=== Section Start ===

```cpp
__device__ inline float4 ldq(const float *base, uint32_t npad, int q, uint32_t i) {
    uint32_t off = ((uint32_t)q * npad + i) * 16u;
    asm volatile("" : "+v"(off));
    return *reinterpret_cast<const float4 *>(reinterpret_cast<const char *>(base) + off);
}
__device__ inline void stq(float *base, uint32_t npad, int q, uint32_t i, float4 v) {
    uint32_t off = ((uint32_t)q * npad + i) * 16u;
    asm volatile("" : "+v"(off));
    *reinterpret_cast<float4 *>(reinterpret_cast<char *>(base) + off) = v;
}
__device__ inline float4 ldq_stream(const float *base, uint32_t npad, int q, uint32_t i) {
    typedef float v4f __attribute__((ext_vector_type(4)));
    uint32_t off = ((uint32_t)q * npad + i) * 16u;
    asm volatile("" : "+v"(off));
    const v4f nv = __builtin_nontemporal_load(reinterpret_cast<const v4f *>(reinterpret_cast<const char *>(base) + off));
    return make_float4(nv.x, nv.y, nv.z, nv.w);
}
typedef uint32_t wgs_v4u __attribute__((ext_vector_type(4)));
constexpr int WGS_CPOL_SC1 = 16;
__device__ inline __amdgpu_buffer_rsrc_t slab_rsrc(float4 *slab_of_block, uint32_t bytes) {
    return __builtin_amdgcn_make_buffer_rsrc(slab_of_block, 0, bytes, 0x00020000);
}
__device__ inline void st_agent(__amdgpu_buffer_rsrc_t r, uint32_t byte_off, const float4 v) {
    const wgs_v4u u = {__float_as_uint(v.x), __float_as_uint(v.y), __float_as_uint(v.z), __float_as_uint(v.w)};
    __builtin_amdgcn_raw_buffer_store_b128(u, r, byte_off, 0, WGS_CPOL_SC1);
}
__device__ inline void st_plain(__amdgpu_buffer_rsrc_t r, uint32_t byte_off, const float4 v) {
    const wgs_v4u u = {__float_as_uint(v.x), __float_as_uint(v.y), __float_as_uint(v.z), __float_as_uint(v.w)};
    __builtin_amdgcn_raw_buffer_store_b128(u, r, byte_off, 0, 0);
}
__device__ inline float4 ld_agent(__amdgpu_buffer_rsrc_t r, uint32_t byte_off) {
    const wgs_v4u u = __builtin_amdgcn_raw_buffer_load_b128(r, byte_off, 0, WGS_CPOL_SC1);
    return make_float4(__uint_as_float(u.x), __uint_as_float(u.y), __uint_as_float(u.z), __uint_as_float(u.w));
}
__device__ __forceinline__ uint32_t wave_max_u32(uint32_t v) {
    v = max(v, (uint32_t)__builtin_amdgcn_update_dpp(0, (int)v, 0x111, 0xf, 0xf, true));
    v = max(v, (uint32_t)__builtin_amdgcn_update_dpp(0, (int)v, 0x112, 0xf, 0xf, true));
    v = max(v, (uint32_t)__builtin_amdgcn_update_dpp(0, (int)v, 0x114, 0xf, 0xf, true));
    v = max(v, (uint32_t)__builtin_amdgcn_update_dpp(0, (int)v, 0x118, 0xf, 0xf, true));
    v = max(v, (uint32_t)__builtin_amdgcn_update_dpp(0, (int)v, 0x142, 0xa, 0xf, false));
    v = max(v, (uint32_t)__builtin_amdgcn_update_dpp(0, (int)v, 0x143, 0xc, 0xf, false));
    return (uint32_t)__builtin_amdgcn_readlane((int)v, 63);
}
__device__ __forceinline__ uint32_t wave_scan_incl_u32(uint32_t v) {
    v += (uint32_t)__builtin_amdgcn_update_dpp(0, (int)v, 0x111, 0xf, 0xf, true);
    v += (uint32_t)__builtin_amdgcn_update_dpp(0, (int)v, 0x112, 0xf, 0xf, true);
    v += (uint32_t)__builtin_amdgcn_update_dpp(0, (int)v, 0x114, 0xf, 0xf, true);
    v += (uint32_t)__builtin_amdgcn_update_dpp(0, (int)v, 0x118, 0xf, 0xf, true);
    v += (uint32_t)__builtin_amdgcn_update_dpp(0, (int)v, 0x142, 0xa, 0xf, false);
    v += (uint32_t)__builtin_amdgcn_update_dpp(0, (int)v, 0x143, 0xc, 0xf, false);
    return v;
}
__device__ __forceinline__ uint32_t wave_sum_u32(uint32_t v) { return (uint32_t)__builtin_amdgcn_readlane((int)wave_scan_incl_u32(v), 63); }
__device__ __forceinline__ uint32_t lane_value(uint32_t v, int uniform_lane) { return (uint32_t)__builtin_amdgcn_readlane((int)v, uniform_lane); }
template <int D> __device__ inline uint32_t ldpid(const float *base, uint32_t npad, uint32_t i) {
    uint32_t off = ((uint32_t)Pl<D>::NQ * 4u * npad + i) * 4u;
    asm volatile("" : "+v"(off));
    return *reinterpret_cast<const uint32_t *>(reinterpret_cast<const char *>(base) + off);
}
template <int D> __host__ __device__ inline const uint32_t *pid_plane(const float *base, uint32_t npad) {
    return reinterpret_cast<const uint32_t *>(base + (size_t)Pl<D>::NQ * 4 * npad);
}
template <int D> __host__ __device__ inline uint32_t *pid_plane(float *base, uint32_t npad) {
    return const_cast<uint32_t *>(pid_plane<D>(static_cast<const float *>(base), npad));
}
template <int D> __device__ inline uint32_t ldstamp(const float *base, uint32_t npad, uint32_t i) {
    uint32_t off = (((uint32_t)Pl<D>::NQ * 4u + 1u) * npad + i) * 4u;
    asm volatile("" : "+v"(off));
    return *reinterpret_cast<const uint32_t *>(reinterpret_cast<const char *>(base) + off);
}
template <int D> __device__ inline void ststamp(float *base, uint32_t npad, uint32_t i, uint32_t e) {
    uint32_t off = (((uint32_t)Pl<D>::NQ * 4u + 1u) * npad + i) * 4u;
    asm volatile("" : "+v"(off));
    *reinterpret_cast<uint32_t *>(reinterpret_cast<char *>(base) + off) = e;
}
template <int D> __device__ inline __amdgpu_buffer_rsrc_t particle_rsrc(float *base, uint32_t npad) {
    return __builtin_amdgcn_make_buffer_rsrc(base, 0, ((uint32_t)Pl<D>::NQ * 4u + 2u) * npad * 4u, 0x00020000);
}
__device__ inline uint32_t quad_off(uint32_t npad, int q, uint32_t i) { return ((uint32_t)q * npad + i) * 16u; }
template <int D> __device__ inline uint32_t *stamp_ptr(float *base, uint32_t npad, uint32_t i) {
    return reinterpret_cast<uint32_t *>(base) + ((size_t)((uint32_t)Pl<D>::NQ * 4u + 1u) * npad + i);
}
template <int D> __device__ inline void stpid(float *base, uint32_t npad, uint32_t i, uint32_t pid) {
    uint32_t off = ((uint32_t)Pl<D>::NQ * 4u * npad + i) * 4u;
// ... 17 lines not shown
```
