template <int FMT>
__global__ __launch_bounds__(kThreads, kWgPerCu) void frame_rows_lanes_kernel(const void* __restrict__ pcm_raw,
                                                                        uint64_t samples_per_clip,
                                                                        uint32_t frames_per_clip, uint64_t n_units,
                                                                        uint64_t units_per_xcd,
                                                                        const float* __restrict__ bin_const,
                                                                        const uint32_t* __restrict__ band_tbl,
                                                                        uint32_t* __restrict__ claim_ctr,
                                                                        float* __restrict__ frames, uint32_t frame_dw,
                                                                        uint32_t row_dw, uint32_t place_row) {
    extern __shared__ __attribute__((aligned(16))) float smem[];
    float* span = smem;
    const int wave = __builtin_amdgcn_readfirstlane(threadIdx.x >> 6);
    const int lane = threadIdx.x & 63;
    float* tbuf = smem + kSpanDw + wave * (8 * kWinDw);
    float* cbuf = smem + kSpanDw + kTDw;
    static_assert((kSpanDw + kTDw + kConstDw) % 2 == 0, "the slot behind the constants is 8-byte aligned");
    typedef __attribute__((address_space(3))) volatile uint64_t lds_vu64;
    lds_vu64* next_slot = (lds_vu64*)(cbuf + kConstDw);

    const uint32_t wg_per_xcd = gridDim.x >> 3;
    const uint64_t xcd_begin = (uint64_t)(blockIdx.x & 7) * units_per_xcd;
    const uint64_t xcd_end = xcd_begin + units_per_xcd < n_units ? xcd_begin + units_per_xcd : n_units;
    uint64_t unit = xcd_begin + 4 * (uint64_t)(blockIdx.x >> 3);
    if (unit >= xcd_end) {
        if (threadIdx.x == 0) claims_done(claim_ctr);
        return;
    }

    auto span_start = [&](uint64_t u) {
        const uint32_t frame = (uint32_t)(u >> 2);
        const uint32_t clip = frame / frames_per_clip;
        const uint32_t fi = frame - clip * frames_per_clip;
        return (uint64_t)clip * samples_per_clip + (uint64_t)(fi * 128 + (uint32_t)(u & 3) * kUnitWindows) * kStride;
    };
    uint32_t* my_ctr = claim_ctr + (blockIdx.x & 7);
    asm volatile("" : "+v"(my_ctr));
    const bool claimer = threadIdx.x == 0;
    uint32_t claimed = 0;
    uint64_t claim_base = xcd_begin + 4 * (uint64_t)wg_per_xcd;
    asm volatile("" : "+s"(claim_base));

    span_to_lds<FMT>(pcm_raw, span_start(unit), span, wave, lane);
    for (int i = threadIdx.x; i < kBins * kBinConst; i += kThreads) {
        const int p = i / kBinConst;
        constexpr uint64_t kBin0 = lanes_bin_pack(0), kBin1 = lanes_bin_pack(1), kBin2 = lanes_bin_pack(2);
        const int k = (int)(((p < 8 ? kBin0 : p < 16 ? kBin1 : kBin2) >> (5 * (p & 7))) & 31u);
        cbuf[p * kConstStride + (i % kBinConst)] = bin_const[k * kBinConst + (i % kBinConst)];
    }

    const int w8 = lane >> 3, r = lane & 7;
    const float inv_norm = 1.0f / (float)(kW / 4);
    const int rr = r ^ ((((w8 + 1) >> 1) & 1) << 2);
    int tk[3];
#pragma unroll
    for (int rd = 0; rd < 3; ++rd) tk[rd] = rr + 8 * rd < kBins ? rr + 8 * rd : kBins - 1;

    const uint32_t* task_tbl = band_tbl + kLanesFirstRow * kBands;
    float t_div[3], t_rcp[3];
    uint32_t t_off = 0, z_off = 0;
    bool proven = true;
#pragma unroll
    for (int rd = 0; rd < 3; ++rd) {
        t_div[rd] = __uint_as_float(task_tbl[8 * rd + rr]);
        t_rcp[rd] = __uint_as_float(task_tbl[kBands + 8 * rd + rr]);
        proven = proven && task_tbl[2 * kBands + 8 * rd + rr] != 0u;
        t_off |= (task_tbl[place_row * kBands + 8 * rd + rr] & 0xFFu) << (8 * rd);
        z_off |= (task_tbl[5 * kBands + 8 * rd + rr] & 0xFFu) << (8 * rd);
    }
    const int t_fast_hi = proven ? (int)kBandDivHi : -1;
    constexpr uint32_t kCont1 = lanes_cont_mask(1), kCont2 = lanes_cont_mask(2);
    const uint32_t m_cont1 = (kCont1 >> rr) & 1u ? 0xFFFFFFFFu : 0u;
    const uint32_t m_cont2 = (kCont2 >> rr) & 1u ? 0xFFFFFFFFu : 0u;
    const bool is_dc = rr == 0;

    __syncthreads();
    TreeTw twp[3], twm[3];
    f32x2 ws[3];
#pragma unroll
    for (int rd = 0; rd < 3; ++rd) {
        const float* c = cbuf + tk[rd] * kConstStride;
        twp[rd] = tree_twiddles(c);
        twm[rd] = tree_twiddles(c + 6);
        ws[rd] = *reinterpret_cast<const f32x2*>(c + 12);
    }

    float out[3] = {0.0f, 0.0f, 0.0f};
    float* out_row = nullptr;
#ifdef LBAD_EXP_TIMELINE
    long long ts[8];
#define STAMP(i) ts[i] = __builtin_readcyclecounter()
#else
#define STAMP(i)
#endif
    auto store_out = [&]() {
        if (!out_row) return;
        uint32_t places = t_off;
        asm volatile("" : "+v"(places));
#pragma unroll
        for (int rd = 0; rd < 3; ++rd) {
            const uint32_t o = (places >> (8 * rd)) & 0xFFu;
            if (o != 0xFFu) out_row[o] = out[rd];
        }
        uint32_t layout = place_row;
        asm volatile("" : "+s"(layout));
        if (layout == 3u) {
            places = z_off;
            asm volatile("" : "+v"(places));
#pragma unroll
            for (int rd = 0; rd < 3; ++rd) {
                const uint32_t o = (places >> (8 * rd)) & 0xFFu;
                if (o != 0xFFu) out_row[o] = 0.0f;
            }
        }
    };
    for (;;) {
        STAMP(0);
#ifdef LBAD_EXP_TIMELINE
        const unsigned long long rt0 = __builtin_amdgcn_s_memrealtime();
#endif
        __builtin_amdgcn_s_waitcnt(0x0F70);
        const uint32_t quarter = (uint32_t)(unit & 3);
        if (quarter == 3 && claimer) *next_slot = claim_base + 4 * (uint64_t)claimed;
        __syncthreads();
        STAMP(1);

        cplx x[64];
        load_points<0>(x, span + 80 * (8 * wave + w8) + 2 * r);
        const uint64_t next = quarter == 3 ? *next_slot : unit + 1;
        __syncthreads();
        if (next < xcd_end) span_to_lds<FMT>(pcm_raw, span_start(next), span, wave, lane);
        if (quarter == 0 && claimer) claimed = atomicAdd(my_ctr, 1u);
#ifndef LBAD_EXP_TIMELINE
        store_out();
#endif
        STAMP(2);

        __builtin_amdgcn_s_setprio(0);
        stage_blocks<1, 0>(x);
        stage_blocks<2, 0>(x);
        stage_blocks<3, 0>(x);
        stage_blocks<4, 0>(x);
        stage_blocks<5, 0>(x);
        STAMP(3);
        __builtin_amdgcn_s_setprio(3);

        store_rows_lanes<0, kRowsA>(x, tbuf + w8 * kWinDw + 2 * r);
        cplx held[kRows - kRowsA];
        hold_rows<kRowsA, kRows, kRowsA>(x, held);
        cplx za[3];
        {
            TreeIn in[3];
#pragma unroll
            for (int rd = 0; rd < 3; ++rd) in[rd] = tree_load(tbuf + w8 * kWinDw + tk[rd] * kRowDw);
            store_held_lanes<0, kRows - kRowsA>(held, tbuf + w8 * kWinDw + 2 * r);
#pragma unroll
            for (int rd = 0; rd < 3; ++rd) za[rd] = tree_eval(in[rd], twp[rd]);
        }
        STAMP(4);
        float pw[3];
        {
            TreeIn in[3];
#pragma unroll
            for (int rd = 0; rd < 3; ++rd) in[rd] = tree_load(tbuf + w8 * kWinDw + tk[rd] * kRowDw);
#pragma unroll
            for (int rd = 0; rd < 3; ++rd) {
                const cplx b = tree_eval(in[rd], twm[rd]);
                const cplx a = za[rd];
                float re, im;
                if (rd == 0 && is_dc) {
                    const float sm = a.x + a.y, df = a.x - a.y;
                    re = sm + sm;
                    im = df + df;
                } else {
                    const float sr = a.x + b.x, si = a.y - b.y;
                    const float dr = a.x - b.x, di = a.y + b.y;
                    const float wr = ws[rd].x, wi = ws[rd].y;
                    re = __fmaf_rn(wr, di, __fmaf_rn(wi, dr, sr));
                    im = __fmaf_rn(-wr, dr, __fmaf_rn(wi, di, si));
                }
                if (re > 0.0f) re = __fmul_rn(re, inv_norm);
                if (im > 0.0f) im = __fmul_rn(im, inv_norm);
                pw[rd] = __fadd_rn(__fmul_rn(re, re), __fmul_rn(im, im));
            }
        }
        STAMP(5);

        float s[3];
#pragma unroll
        for (int rd = 0; rd < 3; ++rd) s[rd] = pw[rd] < INFINITY ? pw[rd] : 0.0f;
        s[1] = __fadd_rn(__uint_as_float(__float_as_uint(s[0]) & m_cont1), s[1]);
        s[2] = __fadd_rn(__uint_as_float(__float_as_uint(s[1]) & m_cont2), s[2]);
        DivGuard g;
        g.dividends(s[0], s[1]);
        g.dividends(s[2], s[2]);
        const int s_max = max(max((int)__float_as_uint(s[0]), (int)__float_as_uint(s[1])), (int)__float_as_uint(s[2]));
        if (__builtin_expect(__builtin_amdgcn_ballot_w64(g.lo < 2u * kBandDivLo - 1u || s_max > t_fast_hi) == 0, 1)) {
#pragma unroll
            for (int rd = 0; rd < 3; ++rd) out[rd] = div_c<true>(s[rd], t_div[rd], t_rcp[rd]);
        } else {
#pragma unroll
            for (int rd = 0; rd < 3; ++rd) out[rd] = div_c<false>(s[rd], t_div[rd], t_rcp[rd]);
        }
        out_row = frames + (unit >> 2) * frame_dw + (quarter * kUnitWindows + 8 * wave + w8) * row_dw;
#ifdef LBAD_EXP_TIMELINE
        asm volatile("" ::"v"(out[0]), "v"(out[1]), "v"(out[2]));
        STAMP(6);
        if (lane == 0) {
            float* o = frames + ((unit >> 2) * 128 + quarter * kUnitWindows + 8 * wave) * kBands;
            for (int i = 1; i < 7; ++i) o[i - 1] = (float)(ts[i] - ts[i - 1]);
            o[6] = (float)(ts[0] & 0xFFFFFF);
            o[7] = (float)__builtin_amdgcn_s_getreg(((16 - 1) << 11) | 4);
            o[8] = (float)(ts[0] >> 24 & 0xFFFFFF);
            o[9] = (float)(__builtin_amdgcn_s_memrealtime() - rt0);
        }
#endif
        if (next >= xcd_end) break;
        unit = next;
    }
#ifndef LBAD_EXP_TIMELINE
    store_out();
#endif
    if (claimer) claims_done(claim_ctr);
}
#undef STAMP

}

=== Section End ===

§ **Task item**: Your task is to find every line above containing the word "claimed" and copy it.

§ **Response box**:
    uint32_t claimed = 0;
        if (quarter == 3 && claimer) *next_slot = claim_base + 4 * (uint64_t)claimed;
        if (quarter == 0 && claimer) claimed = atomicAdd(my_ctr, 1u);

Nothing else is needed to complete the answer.